SOCS-1 Protein Prevents Janus Kinase/STAT-dependent Inhibition of β Cell Insulin Gene Transcription and Secretion in Response to Interferon-γ*

In the pathogenesis of type I diabetes mellitus, activated leukocytes infiltrate pancreatic islets and induce β cell dysfunction and destruction. Interferon (IFN)-γ, tumor necrosis factor-α and interleukin (IL)-1β play important, although not completely defined, roles in these mechanisms. Here, using the highly differentiated βTc-Tet insulin-secreting cell line, we showed that IFN-γ dose- and time-dependently suppressed insulin synthesis and glucose-stimulated secretion. As described previously IFN-γ, in combination with IL-1β, also induces inducible NO synthase expression and apoptosis (Dupraz, P., Cottet, S., Hamburger, F., Dolci, W., Felley-Bosco, E., and Thorens, B. (2000) J. Biol. Chem.275, 37672–37678). To assess the role of the Janus kinase/signal transducer and activator of transcription (STAT) pathway in IFN-γ intracellular signaling, we stably overexpressed SOCS-1 (suppressor of cytokinesignaling-1) in the β cell line. We demonstrated that SOCS-1 suppressed cytokine-induced STAT-1 phosphorylation and increased cellular accumulation. This was accompanied by a suppression of the effect of IFN-γ on: (i) reduction in insulin promoter-luciferase reporter gene transcription, (ii) decrease in insulin mRNA and peptide content, and (iii) suppression of glucose-stimulated insulin secretion.
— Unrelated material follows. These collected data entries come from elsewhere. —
diff --git a/neural_graph_mapping_amd/_capi.py b/neural_graph_mapping_amd/_capi.py
--- a/neural_graph_mapping_amd/_capi.py
+++ b/neural_graph_mapping_amd/_capi.py
@@ -371,6 +371,10 @@
     L.ngm_debug_plan_bwd.restype = C.c_int
     L.ngm_debug_plan_fwd.argtypes = [P(FieldCfg), P(RenderCfg), i32, i32, i64, i32, P(i32)]
     L.ngm_debug_plan_fwd.restype = C.c_int
+    L.ngm_debug_partial_layout.argtypes = [P(FieldCfg), P(i64), i32]
+    L.ngm_debug_partial_layout.restype = C.c_int
+    L.ngm_debug_grad_reduce.argtypes = [P(FieldCfg), P(Grads), i32, i32, vp, vp, i32, vp, i64, f32, f32, f32, f32, f32, vp, P(i32), vp]
+    L.ngm_debug_grad_reduce.restype = C.c_int
     L.ngm_profile_enable.argtypes = [i32]
     L.ngm_profile_read.argtypes = [i32, P(C.c_double), P(i64)]
     for name in ("ngm_profile_enable", "ngm_profile_reset", "ngm_profile_read"):
@@ -390,7 +394,7 @@
             "ngm_composite_fwd", "ngm_composite_bwd", "ngm_render_workspace", "ngm_render_fwd",
             "ngm_render_bwd", "ngm_render_bwd_adam", "ngm_render_bwd_seeded", "ngm_render_bwd_seeded_vars", "ngm_render_read_samples", "ngm_adam_sparse",
             "ngm_field_eval_knn", "ngm_field_eval_knn_workspace", "ngm_grid_eval_knn", "ngm_grid_eval_knn_workspace", "ngm_render_eval_knn", "ngm_render_eval_knn_workspace", "ngm_adam_sparse_multi", "ngm_step_advance", "ngm_profile_enable", "ngm_profile_reset", "ngm_profile_read",
-            "ngm_debug_phase_cycles", "ngm_debug_fwd_phase_cycles", "ngm_debug_last_bwd_variant", "ngm_debug_last_matmul", "ngm_debug_last_fwd_one_tile", "ngm_debug_last_comp_fused", "ngm_debug_disable_fused_comp", "ngm_debug_stash_mode", "ngm_debug_last_stash_mode", "ngm_debug_plan_bwd", "ngm_debug_plan_fwd", "ngm_target_visibility", "ngm_target_rays", "ngm_target_sv_intersect", "ngm_target_sv_rays",
+            "ngm_debug_phase_cycles", "ngm_debug_fwd_phase_cycles", "ngm_debug_last_bwd_variant", "ngm_debug_last_matmul", "ngm_debug_last_fwd_one_tile", "ngm_debug_last_comp_fused", "ngm_debug_disable_fused_comp", "ngm_debug_stash_mode", "ngm_debug_last_stash_mode", "ngm_debug_plan_bwd", "ngm_debug_plan_fwd", "ngm_debug_partial_layout", "ngm_debug_grad_reduce", "ngm_target_visibility", "ngm_target_rays", "ngm_target_sv_intersect", "ngm_target_sv_rays",
             "ngm_target_sample_mv_workspace", "ngm_target_sample_mv",
             "ngm_target_sample_mv_live_workspace", "ngm_target_sample_mv_live", "ngm_target_observed_fields_workspace",
             "ngm_target_observed_fields", "ngm_field_counts_add",
diff --git a/neural_graph_mapping_amd/csrc/ngm_api.hip b/neural_graph_mapping_amd/csrc/ngm_api.hip
--- a/neural_graph_mapping_amd/csrc/ngm_api.hip
+++ b/neural_graph_mapping_amd/csrc/ngm_api.hip
@@ -764,10 +764,7 @@
   return check_launch("ngm_encode_bwd");
 }
 
-static int64_t param_pad(const ngm_field_cfg* fc) {
-  int64_t e, w[NGM_MAX_LAYERS + 1], b[NGM_MAX_LAYERS + 1];
-  return align_up(ngm_param_offsets(fc, &e, w, b), 64);
-}
+static int64_t param_pad(const ngm_field_cfg* fc) { return ngm_partial_layout(fc).p_pad; }
 
 static void field_eval_bwd_layout(const ngm_field_cfg* fc, int64_t P, FieldBwdArgs& a, WsArena& ws) {
   a.partials = ws.take<float>((int64_t)a.F * a.blocks_per_field * a.p_pad + 64);
@@ -777,7 +774,7 @@
   if (check_field_cfg(fcfg)) return NGM_E_INVALID;
   FieldBwdArgs a = FieldBwdArgs();
   int64_t per;
-  a.F = F; a.p_pad = param_pad(fcfg);
+  a.F = F; ngm_set_partial_layout(fcfg, a);
   plan_bwd(F, P, &per, &a.blocks_per_field);
   return ws_bytes(field_eval_bwd_layout, fcfg, P, a);
 }
@@ -852,7 +849,7 @@
     a.act = field_eval_stash_layout(fcfg, F, P, &a.act_layer_stride, ss);
     if (!stash || !ss.covers(stash_bytes)) return fail(NGM_E_WORKSPACE, "ngm_field_eval_bwd_stash: stash too small");
   }
-  a.F = F; a.blocks_per_field = plan.blocks_per_field; a.p_pad = param_pad(fcfg);
+  a.F = F; a.blocks_per_field = plan.blocks_per_field; ngm_set_partial_layout(fcfg, a);
   WsArena ws(workspace);
   field_eval_bwd_layout(fcfg, P, a, ws);
   if (!ws.covers(workspace_bytes) || !workspace) return fail(NGM_E_WORKSPACE, "workspace too small");
@@ -1140,7 +1137,7 @@
   }
   a.per_block = p.bwd.per_block; a.blocks_per_field = p.bwd.blocks_per_field;
   a.raytab = sb.raytab; a.stashB = sb.stashB; a.d_out = neus ? sb.d_out : sb.stashA;
-  a.partials = reinterpret_cast<float*>(ws + p.off_gradpart); a.p_pad = p.p_pad;
+  a.partials = reinterpret_cast<float*>(ws + p.off_gradpart); ngm_set_partial_layout(fcfg, a);
   if (p.bwd.stash_kind) { a.act = reinterpret_cast<const float*>(ws + p.off_act); a.act_layer_stride = p.act_layer_stride; a.act_half = p.bwd.half; }
   if (p.bwd.fused_comp) {
     a.fused_comp = 1; a.rc = sb.rc;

Furthermore, SOCS-1 also suppressed the cellular effects that require the combined presence of IL-1β and IFN-γ: induction of nitric oxide production and apoptosis. Together our data demonstrate that IFN-γ is responsible for the cytokine-induced defect in insulin gene expression and secretion and that this effect can be completely blocked by constitutive inhibition of the Janus kinase/STAT pathway.